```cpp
#define MCNS mc8
#include "loss_classes.inc"
#undef MCNS
#undef MAXC
#define MAXC 16
#define MCNS mc16
#include "loss_classes.inc"
#undef MCNS

#define DICE_BY_C(CALL) (C == 5 ? mc5::CALL : (C <= 8 ? mc8::CALL : mc16::CALL))
#define PICK_BY_C(CALL) (C <= 8 ? mc8::CALL : mc16::CALL)

extern "C" int tcct_softmax_dice_fwd(const void* logits, const uint8_t* labels, int64_t M, int C, double* sums, float* loss, int dtype, tcct_stream_t stream) {
    return DICE_BY_C(tcct_softmax_dice_fwd_impl(logits, labels, M, C, sums, loss, dtype, stream));
}
extern "C" int tcct_softmax_dice_bwd(const void* logits, const uint8_t* labels, int64_t M, int C, const double* sums, const float* grad_out, float grad_scale, void* dlogits, int dtype, tcct_stream_t stream) {
    return DICE_BY_C(tcct_softmax_dice_bwd_impl(logits, labels, M, C, sums, grad_out, grad_scale, dlogits, dtype, stream));
}
extern "C" int tcct_updice_fwd(const float* low, const uint8_t* labels, int B, int h, int w, int H, int W, int C, double* sums, float* loss, tcct_stream_t stream) {
    return DICE_BY_C(tcct_updice_fwd_impl(low, labels, B, h, w, H, W, C, sums, loss, stream));
}
extern "C" int tcct_updice_bwd(const float* low, const uint8_t* labels, int B, int h, int w, int H, int W, int C, const double* sums, const float* grad_out, float grad_scale, float* ws, float* dlow, tcct_stream_t stream) {
    return DICE_BY_C(tcct_updice_bwd_impl(low, labels, B, h, w, H, W, C, sums, grad_out, grad_scale, ws, dlow, stream));
}
extern "C" int tcct_dice_ds_fwd(const void* logits, int dtype, const uint8_t* labels, int B, int H, int W, int C, const float* low1, int h1, int w1,
                                const float* low2, int h2, int w2, const float* low3, int h3, int w3, float coff, double* sums, float* loss,
                                tcct_stream_t stream) {
    const float* lows[3] = {low1, low2, low3};
    const int lh[3] = {h1, h2, h3}, lw[3] = {w1, w2, w3};
    const int nlow = low1 ? (low2 ? (low3 ? 3 : 2) : 1) : 0;
    return DICE_BY_C(tcct_dice_ds_fwd_impl(logits, dtype, labels, B, H, W, C, lows, lh, lw, nlow, coff, sums, loss, stream));
}
extern "C" int tcct_softmax_pick(const void* logits, const uint8_t* labels, int64_t M, int C, float* prob_lab, uint8_t* argmax, int dtype, tcct_stream_t stream) {
    return PICK_BY_C(tcct_softmax_pick_impl(logits, labels, M, C, prob_lab, argmax, dtype, stream));
}
extern "C" int tcct_confusion_counts(const uint8_t* pred, const uint8_t* labels, int N, int64_t HW, int C, float* out, tcct_stream_t stream) {
    return PICK_BY_C(tcct_confusion_counts_impl(pred, labels, N, HW, C, out, stream));
}

template <typename T>
__global__ void k_slice_fwd(const T* __restrict__ x, float* __restrict__ y, int64_t M, int C, int start, int n) {
    for (int64_t i = (int64_t)blockIdx.x * blockDim.x + threadIdx.x; i < M * n; i += (int64_t)gridDim.x * blockDim.x)
        y[i] = ldf(x + (i / n) * C + start + (i % n));
}
template <typename T>
__global__ void k_slice_bwd(const float* __restrict__ dy, T* __restrict__ dx, int64_t M, int C, int start, int n) {
    for (int64_t i = (int64_t)blockIdx.x * blockDim.x + threadIdx.x; i < M * C; i += (int64_t)gridDim.x * blockDim.x) {
        int c = (int)(i % C) - start;
        stf(dx + i, (c >= 0 && c < n) ? dy[(i / C) * n + c] : 0.f);
    }
}
extern "C" int tcct_slice_channels_fwd(const void* x, float* y, int64_t M, int C, int start, int n, int dtype, tcct_stream_t stream) {
    TCCT_CHECK(start >= 0 && n > 0 && start + n <= C, "slice_channels_fwd: bad range");
    TCCT_DISPATCH(dtype, hipLaunchKernelGGL(k_slice_fwd<T>, dim3(tcct_grid(M * n, LB, 1 << 16)), dim3(LB), 0, (hipStream_t)stream, (const T*)x, y, M, C, start, n));
    TCCT_LAUNCH_OK();
}
extern "C" int tcct_slice_channels_bwd(const float* dy, void* dx, int64_t M, int C, int start, int n, int dtype, tcct_stream_t stream) {
    TCCT_CHECK(start >= 0 && n > 0 && start + n <= C, "slice_channels_bwd: bad range");
    TCCT_DISPATCH(dtype, hipLaunchKernelGGL(k_slice_bwd<T>, dim3(tcct_grid(M * C, LB, 1 << 16)), dim3(LB), 0, (hipStream_t)stream, dy, (T*)dx, M, C, start, n));
    TCCT_LAUNCH_OK();
}

__global__ void k_label_planes(const uint8_t* __restrict__ lab, float* __restrict__ onehot, float* __restrict__ edge, int N,
                               int H, int W, int start, int n) {
    const int64_t total = (int64_t)N * H * W;
    for (int64_t i = (int64_t)blockIdx.x * blockDim.x + threadIdx.x; i < total; i += (int64_t)gridDim.x * blockDim.x) {
        int l = lab[i];
        if (onehot)
            for (int c = 0; c < n; ++c) onehot[i * n + c] = (l == start + c) ? 1.f : 0.f;
        if (edge) {
            int h = (int)((i / W) % H);
            float e = 0.f;
            if (h > 0) {
                int lp = lab[i - W];
                int cnt = 0;
                if (l != lp) { cnt += (l >= start && l < start + n); cnt += (lp >= start && lp < start + n); }
                e = cnt > 0 ? 1.f : 0.f;
            }
            edge[i] = e;
        }
    }
}
extern "C" int tcct_label_planes(const uint8_t* labels, float* onehot, float* edge, int N, int H, int W, int start, int n,
                                 tcct_stream_t stream) {
    hipLaunchKernelGGL(k_label_planes, dim3(tcct_grid((int64_t)N * H * W, LB, 1 << 16)), dim3(LB), 0, (hipStream_t)stream, labels, onehot, edge, N, H, W, start, n);
    TCCT_LAUNCH_OK();
}

#define GSEG 8
__device__ __forceinline__ float gumbel_z(float x, float e) { return x - 0.5f * logf(-logf(e)); }

template <int CH>
__global__ void __launch_bounds__(64 * GSEG)
k_gumbel_fwd(const float* __restrict__ x, const float* __restrict__ eps, float* __restrict__ out,
             float* __restrict__ stats, int N, int H, int W) {
    __shared__ float sm[GSEG][64], sz[GSEG][64];
    const int WC = W * CH;
    const int64_t cols = (int64_t)N * WC;
    const int lane = threadIdx.x & 63, seg = threadIdx.x >> 6;
    const int64_t col = (int64_t)blockIdx.x * 64 + lane;
    const bool ok = col < cols;
    const int64_t cc = ok ? col : 0;
    const int64_t n = cc / WC;
    const int wc = (int)(cc % WC);
    const float* xp = x + n * (int64_t)H * WC + wc;
    const float* ep = eps + n * (int64_t)H * WC + wc;
    const int hs = (H + GSEG - 1) / GSEG;
    const int h0 = seg * hs, h1 = min(H, h0 + hs);
    float m = -INFINITY, Z = 0.f;
    auto zrow = [&](int h) { return gumbel_z(xp[(int64_t)h * WC], ep[(int64_t)h * WC]); };
    int hq = h0;
    for (; hq + 4 <= h1; hq += 4) {
        const float z0 = zrow(hq), z1 = zrow(hq + 1), z2 = zrow(hq + 2), z3 = zrow(hq + 3);
        const float mn = fmaxf(fmaxf(m, fmaxf(z0, z1)), fmaxf(z2, z3));
        if (mn > -INFINITY) Z = Z * __expf(m - mn) + ((__expf(z0 - mn) + __expf(z1 - mn)) + (__expf(z2 - mn) + __expf(z3 - mn)));
        m = mn;
    }
    for (int h = hq; h < h1; ++h) {
        float z = gumbel_z(xp[(int64_t)h * WC], ep[(int64_t)h * WC]);
        float mn = fmaxf(m, z);
        if (mn > -INFINITY) Z = Z * __expf(m - mn) + __expf(z - mn);
        m = mn;
    }
    sm[seg][lane] = m; sz[seg][lane] = Z;
    __syncthreads();
    m = -INFINITY;
#pragma unroll
    for (int g = 0; g < GSEG; ++g) m = fmaxf(m, sm[g][lane]);
    Z = 0.f;
#pragma unroll
    for (int g = 0; g < GSEG; ++g) if (sm[g][lane] > -INFINITY) Z += sz[g][lane] * __expf(sm[g][lane] - m);
    __syncthreads();
    const float S = 1.f;
    if (ok && seg == 0) { stats[cc * 3] = m; stats[cc * 3 + 1] = Z; stats[cc * 3 + 2] = S; }
    const float den = 1.f / (1e-6f + S);
    for (hq = h0; hq + 4 <= h1; hq += 4) {
        float v[4] = {zrow(hq), zrow(hq + 1), zrow(hq + 2), zrow(hq + 3)};
#pragma unroll
        for (int j = 0; j < 4; ++j) {
            v[j] = __expf(v[j] - m) / Z * den;
#pragma unroll
            for (int o = CH >> 1; o > 0; o >>= 1) v[j] += __shfl_xor(v[j], o, 64);
            if (ok && (wc % CH) == 0) out[(n * H + hq + j) * (int64_t)W + wc / CH] = v[j];
        }
    }
    for (int h = hq; h < h1; ++h) {
// ... 241 lines not shown
```

tcct_amd/csrc/loss_classes.inc:

```
namespace MCNS {
#include "loss_device.inc"
__device__ __forceinline__ void dice_accum(float (&z)[MAXC], int C, int l, float (&I)[MAXC], float (&P)[MAXC], float (&G)[MAXC]) {
    softmax_inplace(z, C);
#pragma unroll
    for (int c = 0; c < MAXC; ++c) {
        P[c] += z[c];
        if (c == l) { I[c] += z[c]; G[c] += 1.f; }
    }
}
#define DSB 1024
template <typename T>
__global__ void __launch_bounds__(DSB) k_dice_sums(const T* __restrict__ logits, const uint8_t* __restrict__ lab, int64_t M, int C,
                            double* __restrict__ sums ) {
    float I[MAXC], P[MAXC], G[MAXC];
#pragma unroll
    for (int c = 0; c < MAXC; ++c) I[c] = P[c] = G[c] = 0.f;
    for (int64_t i = (int64_t)blockIdx.x * blockDim.x + threadIdx.x; i < M; i += (int64_t)gridDim.x * blockDim.x) {
        float z[MAXC];
#pragma unroll
        for (int c = 0; c < MAXC; ++c) z[c] = c < C ? ldf(logits + i * C + c) : -INFINITY;
        dice_accum(z, C, lab[i], I, P, G);
    }
    sums_block_tail<DSB>(I, P, G, C, sums);
}
__global__ void k_dice_finalize(const double* __restrict__ sums, int C, float* __restrict__ loss) {
    if (threadIdx.x == 0) {
        double l = 0.0;
        for (int c = 0; c < C; ++c) l += 1.0 - (1.0 + 2.0 * sums[c]) / (1.0 + sums[C + c] + sums[2 * C + c]);
        *loss = (float)l;
    }
}
static int tcct_softmax_dice_fwd_impl(const void* logits, const uint8_t* labels, int64_t M, int C, double* sums, float* loss,
                                     int dtype, tcct_stream_t stream) {
    TCCT_CHECK(C >= 2 && C <= MAXC, "softmax_dice_fwd: C=%d unsupported (2..%d)", C, MAXC);
    hipStream_t st = (hipStream_t)stream;
    if (hipMemsetAsync(sums, 0, sizeof(double) * 3 * C, st) != hipSuccess) { tcct_set_error("softmax_dice_fwd: memset failed"); return -2; }
    TCCT_DISPATCH(dtype, hipLaunchKernelGGL(k_dice_sums<T>, dim3(tcct_grid(M, DSB, 512)), dim3(DSB), 0, st, (const T*)logits, labels, M, C, sums));
    hipLaunchKernelGGL(k_dice_finalize, dim3(1), dim3(64), 0, st, sums, C, loss);
    TCCT_LAUNCH_OK();
}

__device__ __forceinline__ void dice_grad_coeffs(const double* __restrict__ sums, int C, float (&ka)[MAXC], float (&kb)[MAXC]) {
    __shared__ float s_k[2 * MAXC];
    if ((int)threadIdx.x < C) {
        const int c = threadIdx.x;
        const double U = 1.0 + sums[C + c] + sums[2 * C + c];
        s_k[c] = (float)(-2.0 / U);
        s_k[MAXC + c] = (float)((1.0 + 2.0 * sums[c]) / (U * U));
    }
    __syncthreads();
#pragma unroll
    for (int c = 0; c < MAXC; ++c) { ka[c] = c < C ? s_k[c] : 0.f; kb[c] = c < C ? s_k[MAXC + c] : 0.f; }
}
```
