+  const int cv = tid % G::CV, hp0 = tid / G::CV;
+  int goff[G::XV];
+#pragma unroll
+  for (int i = 0; i < G::XV; ++i) {
+    const int hp = hp0 + (G::NT / G::CV) * i;
+    const int hy = hp / OH_HW, hx = hp - hy * OH_HW;
+    const int y = y0 + hy - 1, x = x0 + hx - 1;
+    goff[i] = (hp < G::HP && y >= 0 && y < p.H && x >= 0 && x < p.W) ? (y * p.W + x) * p.ld : -1;
+  }
+  uint4 xr[G::XV], wr[G::WV];
+  auto issue = [&](int s) __attribute__((always_inline)) {
+    const int c = min(s * SC + cv * 8, p.C - 8);
+#pragma unroll
+    for (int i = 0; i < G::XV; ++i) xr[i] = *(const uint4*)(xb + max(goff[i], 0) + c);
+    const int wvec = min(SC, p.C - s * SC) / 32 * (9 * 8 * 64 / 16);
+#pragma unroll
+    for (int i = 0; i < G::WV; ++i) {
+      const int v = min(tid + G::NT * i, wvec - 1);
+      wr[i] = *(const uint4*)(p.wpk + (int64_t)s * (G::WSLICE / 2) + v * 8);
+    }
+  };
+  auto stage = [&](int s) __attribute__((always_inline)) {
+    const bool cok = s * SC + cv * 8 < p.C;
+    const int c = min(s * SC + cv * 8, p.C - 8);
+    float ca[8], cb[8];
+    {
+      const f32x4 a0 = *(const f32x4*)(coef + c), a1 = *(const f32x4*)(coef + c + 4);
+      const f32x4 b0 = *(const f32x4*)(coef + p.C + c), b1 = *(const f32x4*)(coef + p.C + c + 4);
+#pragma unroll
+      for (int e = 0; e < 4; ++e) { ca[e] = a0[e]; ca[4 + e] = a1[e]; cb[e] = b0[e]; cb[4 + e] = b1[e]; }
+    }
+    unsigned char* plane = smem + (cv >> 2) * G::PLANE + (cv & 3) * 16;
+#pragma unroll
+    for (int i = 0; i < G::XV; ++i) {
+      const int hp = hp0 + (G::NT / G::CV) * i;
+      if (hp < G::HP) {
+        float f[8];
+        unpack8(xr[i], f);
+#pragma unroll
+        for (int e = 0; e < 8; ++e) f[e] = silu_f(f[e] * ca[e] + cb[e]);
+        uint4 o = pack8(f);
+        const unsigned keep = (goff[i] >= 0 && cok) ? 0xffffffffu : 0u;
+        o.x &= keep; o.y &= keep; o.z &= keep; o.w &= keep;
+        *(uint4*)(plane + hp * 64) = o;
+      }
+    }
+#pragma unroll
+    for (int i = 0; i < G::WV; ++i) {
+      const int v = tid + G::NT * i;
+      if (v < G::WSLICE / 16) *(uint4*)(smem + KS * G::PLANE + v * 16) = wr[i];
+    }
+  };
+
+  f32x4 acc[RPW][2];
+#pragma unroll
+  for (int r = 0; r < RPW; ++r)
+#pragma unroll
+    for (int h = 0; h < 2; ++h) acc[r][h] = (f32x4){0.f, 0.f, 0.f, 0.f};
+  const int fp = lane & 15, fk = lane >> 4;
+
+  issue(0);
+  for (int s = 0; s < nslice; ++s) {
+    stage(s);
+    __syncthreads();
+    if (s + 1 < nslice) issue(s + 1);
+    const int ksteps = min(SC, p.C - s * SC) / 32;
+#pragma unroll
+    for (int ks = 0; ks < KS; ++ks) {
+      if (ks < ksteps) {
+        const unsigned char* ap = smem + ks * G::PLANE + fk * 16;
+        const unsigned char* wp = smem + KS * G::PLANE + ks * (9 * 8 * 64) + (fp & 7) * 64 + fk * 16;
+        bf16x8 bw[9];
+#pragma unroll
+        for (int t = 0; t < 9; ++t) bw[t] = *(const bf16x8*)(wp + t * (8 * 64));
+#pragma unroll
+        for (int rr = 0; rr < RPW + 2; ++rr)
+#pragma unroll
+          for (int dx = 0; dx < 3; ++dx)
+#pragma unroll
+            for (int h = 0; h < 2; ++h) {
+              const int hp = (RPW * wave + rr) * OH_HW + 16 * h + dx + fp;
+              const bf16x8 a = *(const bf16x8*)(ap + hp * 64);
+#pragma unroll
+              for (int dy = 0; dy < 3; ++dy) {
+                const int r = rr - dy;
+                if (r >= 0 && r < RPW) acc[r][h] = CD_MFMA_16x16x32(a, bw[dy * 3 + dx], acc[r][h]);
+              }
+            }
+      }
+    }
+    __syncthreads();
+  }
+
+  if (fp < p.N) {
+    const float bias = p.bias ? p.bias[fp] : 0.f;
+#pragma unroll
+    for (int r = 0; r < RPW; ++r)
+#pragma unroll
+      for (int h = 0; h < 2; ++h)
+#pragma unroll
+        for (int e = 0; e < 4; ++e) {
+          const int y = y0 + RPW * wave + r, x = x0 + 16 * h + 4 * fk + e;
+          if (y < p.H && x < p.W) p.out[((int64_t)(b * p.H + y) * p.W + x) * p.out_ld + fp] = acc[r][h][e] + bias;
+        }
+  }
+}
+
+__global__ __launch_bounds__(256) void k_out_head_pack(const bf16_t* __restrict__ w, bf16_t* __restrict__ out, int N, int Cpad) {
+  const int total = (Cpad / 32) * 9 * 8 * 32;
+  for (int i = blockIdx.x * 256 + threadIdx.x; i < total; i += gridDim.x * 256) {
+    const int c = i & 31, n = (i >> 5) & 7, t = (i >> 8) % 9, kc = (i >> 8) / 9;
+    out[i] = n < N ? w[(int64_t)n * 9 * Cpad + t * Cpad + kc * 32 + c] : (bf16_t)0;
+  }
+}
+
+constexpr int IC_ELD = 144;
+
+__global__ __launch_bounds__(256) void k_in_conv(InConvParams p) {
+  __shared__ __attribute__((aligned(16))) unsigned char smem[4 * 32 * IC_ELD];
+  const int lane = threadIdx.x & 63, wave = threadIdx.x >> 6;
+  const int nchunk = p.N >> 6;
+  const int chunk = blockIdx.x % nchunk, grp = blockIdx.x / nchunk, ngrp = gridDim.x / nchunk;
+  const int fr = lane & 31, fh = lane >> 5;
+  const int n0 = chunk * 64;
+  unsigned char* E = smem + wave * 32 * IC_ELD;
+
+  bf16x8 bw[5][2];
+#pragma unroll
+  for (int s = 0; s < 5; ++s)
+#pragma unroll
+    for (int j = 0; j < 2; ++j)
+      bw[s][j] = *(const bf16x8*)(p.wpk + ((int64_t)(s * p.N + n0 + j * 32 + fr) * 16 + fh * 8));
+  const float bias0 = p.bias ? p.bias[n0 + fr] : 0.f, bias1 = p.bias ? p.bias[n0 + 32 + fr] : 0.f;
+  uint4 cmask;
+  {
+    unsigned m[4];
+#pragma unroll
+    for (int i = 0; i < 4; ++i) m[i] = (2 * i + 1 < p.C ? 0xffff0000u : 0u) | (2 * i < p.C ? 0x0000ffffu : 0u);
+    cmask = make_uint4(m[0], m[1], m[2], m[3]);
+  }
+  const int HW = p.H * p.W;
+  const int nblk = p.B * (HW >> 5);
+  const int dup_blk0 = (p.B - p.dup_tail) * (HW >> 5);
+  const int dup_shift = p.dup_tail * (HW >> 5);
+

##############################

**WORK TO BE COMPLETED**:
In the entries above, the lines between the one holding "3 + dx], acc[r][h]);" and the one holding "void k_out_head_pack(const bf16_t*", inclusive, are to be printed exactly as written, and those alone.

**FINISHED TASK**:
+                if (r >= 0 && r < RPW) acc[r][h] = CD_MFMA_16x16x32(a, bw[dy * 3 + dx], acc[r][h]);
+              }
+            }
+      }
+    }
+    __syncthreads();
+  }
+
+  if (fp < p.N) {
+    const float bias = p.bias ? p.bias[fp] : 0.f;
+#pragma unroll
+    for (int r = 0; r < RPW; ++r)
+#pragma unroll
+      for (int h = 0; h < 2; ++h)
+#pragma unroll
+        for (int e = 0; e < 4; ++e) {
+          const int y = y0 + RPW * wave + r, x = x0 + 16 * h + 4 * fk + e;
+          if (y < p.H && x < p.W) p.out[((int64_t)(b * p.H + y) * p.W + x) * p.out_ld + fp] = acc[r][h][e] + bias;
+        }
+  }
+}
+
+__global__ __launch_bounds__(256) void k_out_head_pack(const bf16_t* __restrict__ w, bf16_t* __restrict__ out, int N, int Cpad) {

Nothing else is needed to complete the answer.